• Brief:
Your task is to retype all of the records below with complete accuracy.

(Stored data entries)

------------------------------------

FRAME_META_DTYPE = np.dtype(
    [("time_on_ms", "<i8"), ("last_ffc_ms", "<i8"), ("background_frame", "<i4"), ("has_times", "<i4")]
)
COMPONENT_DTYPE = np.dtype(
    [("x", "<i4"), ("y", "<i4"), ("width", "<i4"), ("height", "<i4"), ("area", "<i4"),
     ("sum_x", "<i4"), ("sum_y", "<i4"), ("pixel_variance", "<f4")]
)
FRAME_INFO_DTYPE = np.dtype(
    [("frame_number", "<i4"), ("n_components", "<i4"), ("status", "<i4"), ("ffc_affected", "<i4"),
     ("avg_change", "<i4"), ("norm_min", "<i4"), ("norm_max", "<i4"), ("threshold", "<f4"),
     ("filt_min", "<i4"), ("filt_max", "<i4"), ("thermal_min", "<i4"), ("thermal_max", "<i4"),
     ("thermal_sum", "<u4"), ("thermal_median", "<f4"), ("filtered_abs_sum", "<u8"),
     ("background_average", "<f8"), ("background_changed", "<i4"), ("reserved", "<i4")]
)
REGION_REF_DTYPE = np.dtype([("frame", "<i4"), ("x", "<i4"), ("y", "<i4"), ("width", "<i4"), ("height", "<i4"),
                             ("in_segment", "<i4")])
TRACK_LIMITS_DTYPE = np.dtype([("filt_min", "<f4"), ("filt_max", "<f4"), ("clip_at_zero", "<i4"), ("flags", "<i4"),
                               ("therm_min", "<f4"), ("therm_max", "<f4"), ("reserved", "<i4", (2,))])
CROP_REQ_DTYPE = np.dtype([("frame", "<i4"), ("x", "<i4"), ("y", "<i4"), ("width", "<i4"), ("height", "<i4"),
                           ("track", "<i4"), ("sample", "<i4"), ("tile", "<i4")])
THUMB_STAT_DTYPE = np.dtype([("contours", "<i4"), ("status", "<i4"), ("median_diff", "<f8")])
CONV_TIMING_DTYPE = np.dtype([("key", "<i4"), ("launches", "<i4"), ("total_ms", "<f8"), ("flops", "<f8")])
CPTV_FILE_DTYPE = np.dtype([("in_offset", "<i8"), ("in_bytes", "<i8"), ("out_offset", "<i8"), ("out_capacity", "<i8"),
                            ("slot_offset", "<i8"), ("slot_capacity", "<i4"), ("reserved", "<i4")])
CPTV_RESULT_DTYPE = np.dtype([("status", "<i4"), ("n_frames", "<i4"), ("out_bytes", "<i8"), ("in_consumed", "<i8"),
                              ("header_bytes", "<i4"), ("width", "<i4"), ("height", "<i4"), ("reserved", "<i4")])
CPTV_SLOT_DTYPE = np.dtype([("offset", "<i8"), ("bit_width", "<i4"), ("time_on_ms", "<u4"), ("last_ffc_ms", "<u4"),
                            ("temp_c", "<f4"), ("last_ffc_temp_c", "<f4"), ("flags", "<u4")])
CPTV_HEADER_BYTES = 1024
CPTV_BACKGROUND_FRAME, CPTV_HAS_TIME_ON, CPTV_HAS_LAST_FFC = 1, 2, 4
CPTV_STATUS = {1: "deflate: reserved block type", 2: "deflate: stored block length", 3: "deflate: block header",
               4: "deflate: code lengths", 5: "deflate: invalid symbol", 6: "deflate: distance too far back",
               7: "inflated data larger than the gzip trailer says", 8: "deflate: input exhausted (truncated file)",
               9: "deflate: no end-of-block code", 10: "not a gzip member", 11: "gzip trailer / further member", 12: "gzip CRC-32 mismatch",
               20: "not a CPTV file", 21: "unsupported CPTV version", 22: "CPTV header section", 23: "expected frame section",
               24: "truncated CPTV frame", 25: "malformed CPTV frame section", 26: "more frames than slots",
               27: "CPTV file has no frames"}
assert CPTV_FILE_DTYPE.itemsize == 48 and CPTV_RESULT_DTYPE.itemsize == 40 and CPTV_SLOT_DTYPE.itemsize == 32
assert REGION_REF_DTYPE.itemsize == 24 and TRACK_LIMITS_DTYPE.itemsize == 32 and CROP_REQ_DTYPE.itemsize == 32
assert FRAME_META_DTYPE.itemsize == 24 and COMPONENT_DTYPE.itemsize == 32 and FRAME_INFO_DTYPE.itemsize == 80

class WRResNetBlock(C.Structure):
    _fields_ = [(k, C.c_void_p) for k in ("in_scale", "in_shift", "wa", "a_scale", "a_shift", "wb", "bb")]


class WRResNetParams(C.Structure):
    _fields_ = [("n_labels", C.c_int32), ("blocks_per_stage", C.c_int32), ("groups", C.c_int32),
                ("in_channels", C.c_int32), ("filters", C.c_int32 * 4),
                ("conv1_w", C.c_void_p), ("conv1_b", C.c_void_p),
                ("block", (WRResNetBlock * 8) * 3),
                ("shortcut_w", C.c_void_p * 3), ("shortcut_b", C.c_void_p * 3),
                ("final_scale", C.c_void_p), ("final_shift", C.c_void_p),
                ("dense_w", C.c_void_p), ("dense_b", C.c_void_p),
                ("n_hidden", C.c_int32), ("activation", C.c_int32), ("hidden_sizes", C.c_int32 * 4),
                ("hidden_w", C.c_void_p * 4), ("hidden_b", C.c_void_p * 4)]


class HeadDesc(C.Structure):
    _fields_ = [("N", C.c_int32), ("HW", C.c_int32), ("C", C.c_int32), ("L", C.c_int32),
                ("n_hidden", C.c_int32), ("activation", C.c_int32), ("hidden_sizes", C.c_int32 * 4),
                ("in_dev", C.c_void_p), ("bn_scale_dev", C.c_void_p), ("bn_shift_dev", C.c_void_p),
                ("hidden_w_dev", C.c_void_p * 4), ("hidden_b_dev", C.c_void_p * 4),
                ("dense_w_dev", C.c_void_p), ("dense_b_dev", C.c_void_p),
                ("logits_dev", C.c_void_p), ("probs_dev", C.c_void_p)]


class GraphTensor(C.Structure):
    _fields_ = [("H", C.c_int32), ("W", C.c_int32), ("C", C.c_int32), ("c_offset", C.c_int32), ("c_stride", C.c_int32),
                ("reserved", C.c_int32), ("arena_offset", C.c_int64)]


class GraphOp(C.Structure):
    _fields_ = [("kind", C.c_int32), ("in0", C.c_int32), ("in1", C.c_int32), ("out", C.c_int32),
                ("kh", C.c_int32), ("kw", C.c_int32), ("stride_h", C.c_int32), ("stride_w", C.c_int32),
                ("pad_top", C.c_int32), ("pad_left", C.c_int32), ("pad_bottom", C.c_int32), ("pad_right", C.c_int32),
                ("activation", C.c_int32), ("out_c_offset", C.c_int32), ("out_c_stride", C.c_int32),
                ("n_map", C.c_int32), ("channel_map", C.c_int32 * 4), ("param", C.c_float),
                ("weights", C.c_void_p), ("scale", C.c_void_p), ("shift", C.c_void_p)]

------------------------------------

• Response:
FRAME_META_DTYPE = np.dtype(
    [("time_on_ms", "<i8"), ("last_ffc_ms", "<i8"), ("background_frame", "<i4"), ("has_times", "<i4")]
)
COMPONENT_DTYPE = np.dtype(
    [("x", "<i4"), ("y", "<i4"), ("width", "<i4"), ("height", "<i4"), ("area", "<i4"),
     ("sum_x", "<i4"), ("sum_y", "<i4"), ("pixel_variance", "<f4")]
)
FRAME_INFO_DTYPE = np.dtype(
    [("frame_number", "<i4"), ("n_components", "<i4"), ("status", "<i4"), ("ffc_affected", "<i4"),
     ("avg_change", "<i4"), ("norm_min", "<i4"), ("norm_max", "<i4"), ("threshold", "<f4"),
     ("filt_min", "<i4"), ("filt_max", "<i4"), ("thermal_min", "<i4"), ("thermal_max", "<i4"),
     ("thermal_sum", "<u4"), ("thermal_median", "<f4"), ("filtered_abs_sum", "<u8"),
     ("background_average", "<f8"), ("background_changed", "<i4"), ("reserved", "<i4")]
)
REGION_REF_DTYPE = np.dtype([("frame", "<i4"), ("x", "<i4"), ("y", "<i4"), ("width", "<i4"), ("height", "<i4"),
                             ("in_segment", "<i4")])
TRACK_LIMITS_DTYPE = np.dtype([("filt_min", "<f4"), ("filt_max", "<f4"), ("clip_at_zero", "<i4"), ("flags", "<i4"),
                               ("therm_min", "<f4"), ("therm_max", "<f4"), ("reserved", "<i4", (2,))])
CROP_REQ_DTYPE = np.dtype([("frame", "<i4"), ("x", "<i4"), ("y", "<i4"), ("width", "<i4"), ("height", "<i4"),
                           ("track", "<i4"), ("sample", "<i4"), ("tile", "<i4")])
THUMB_STAT_DTYPE = np.dtype([("contours", "<i4"), ("status", "<i4"), ("median_diff", "<f8")])
CONV_TIMING_DTYPE = np.dtype([("key", "<i4"), ("launches", "<i4"), ("total_ms", "<f8"), ("flops", "<f8")])
CPTV_FILE_DTYPE = np.dtype([("in_offset", "<i8"), ("in_bytes", "<i8"), ("out_offset", "<i8"), ("out_capacity", "<i8"),
                            ("slot_offset", "<i8"), ("slot_capacity", "<i4"), ("reserved", "<i4")])
CPTV_RESULT_DTYPE = np.dtype([("status", "<i4"), ("n_frames", "<i4"), ("out_bytes", "<i8"), ("in_consumed", "<i8"),
                              ("header_bytes", "<i4"), ("width", "<i4"), ("height", "<i4"), ("reserved", "<i4")])
CPTV_SLOT_DTYPE = np.dtype([("offset", "<i8"), ("bit_width", "<i4"), ("time_on_ms", "<u4"), ("last_ffc_ms", "<u4"),
                            ("temp_c", "<f4"), ("last_ffc_temp_c", "<f4"), ("flags", "<u4")])
CPTV_HEADER_BYTES = 1024
CPTV_BACKGROUND_FRAME, CPTV_HAS_TIME_ON, CPTV_HAS_LAST_FFC = 1, 2, 4
CPTV_STATUS = {1: "deflate: reserved block type", 2: "deflate: stored block length", 3: "deflate: block header",
               4: "deflate: code lengths", 5: "deflate: invalid symbol", 6: "deflate: distance too far back",
               7: "inflated data larger than the gzip trailer says", 8: "deflate: input exhausted (truncated file)",
               9: "deflate: no end-of-block code", 10: "not a gzip member", 11: "gzip trailer / further member", 12: "gzip CRC-32 mismatch",
               20: "not a CPTV file", 21: "unsupported CPTV version", 22: "CPTV header section", 23: "expected frame section",
               24: "truncated CPTV frame", 25: "malformed CPTV frame section", 26: "more frames than slots",
               27: "CPTV file has no frames"}
assert CPTV_FILE_DTYPE.itemsize == 48 and CPTV_RESULT_DTYPE.itemsize == 40 and CPTV_SLOT_DTYPE.itemsize == 32
assert REGION_REF_DTYPE.itemsize == 24 and TRACK_LIMITS_DTYPE.itemsize == 32 and CROP_REQ_DTYPE.itemsize == 32
assert FRAME_META_DTYPE.itemsize == 24 and COMPONENT_DTYPE.itemsize == 32 and FRAME_INFO_DTYPE.itemsize == 80

class WRResNetBlock(C.Structure):
    _fields_ = [(k, C.c_void_p) for k in ("in_scale", "in_shift", "wa", "a_scale", "a_shift", "wb", "bb")]


class WRResNetParams(C.Structure):
    _fields_ = [("n_labels", C.c_int32), ("blocks_per_stage", C.c_int32), ("groups", C.c_int32),
                ("in_channels", C.c_int32), ("filters", C.c_int32 * 4),
                ("conv1_w", C.c_void_p), ("conv1_b", C.c_void_p),
                ("block", (WRResNetBlock * 8) * 3),
                ("shortcut_w", C.c_void_p * 3), ("shortcut_b", C.c_void_p * 3),
                ("final_scale", C.c_void_p), ("final_shift", C.c_void_p),
                ("dense_w", C.c_void_p), ("dense_b", C.c_void_p),
                ("n_hidden", C.c_int32), ("activation", C.c_int32), ("hidden_sizes", C.c_int32 * 4),
                ("hidden_w", C.c_void_p * 4), ("hidden_b", C.c_void_p * 4)]


class HeadDesc(C.Structure):
    _fields_ = [("N", C.c_int32), ("HW", C.c_int32), ("C", C.c_int32), ("L", C.c_int32),
                ("n_hidden", C.c_int32), ("activation", C.c_int32), ("hidden_sizes", C.c_int32 * 4),
                ("in_dev", C.c_void_p), ("bn_scale_dev", C.c_void_p), ("bn_shift_dev", C.c_void_p),
                ("hidden_w_dev", C.c_void_p * 4), ("hidden_b_dev", C.c_void_p * 4),
                ("dense_w_dev", C.c_void_p), ("dense_b_dev", C.c_void_p),
                ("logits_dev", C.c_void_p), ("probs_dev", C.c_void_p)]


class GraphTensor(C.Structure):
    _fields_ = [("H", C.c_int32), ("W", C.c_int32), ("C", C.c_int32), ("c_offset", C.c_int32), ("c_stride", C.c_int32),
                ("reserved", C.c_int32), ("arena_offset", C.c_int64)]


class GraphOp(C.Structure):
    _fields_ = [("kind", C.c_int32), ("in0", C.c_int32), ("in1", C.c_int32), ("out", C.c_int32),
                ("kh", C.c_int32), ("kw", C.c_int32), ("stride_h", C.c_int32), ("stride_w", C.c_int32),
                ("pad_top", C.c_int32), ("pad_left", C.c_int32), ("pad_bottom", C.c_int32), ("pad_right", C.c_int32),
                ("activation", C.c_int32), ("out_c_offset", C.c_int32), ("out_c_stride", C.c_int32),
                ("n_map", C.c_int32), ("channel_map", C.c_int32 * 4), ("param", C.c_float),
                ("weights", C.c_void_p), ("scale", C.c_void_p), ("shift", C.c_void_p)]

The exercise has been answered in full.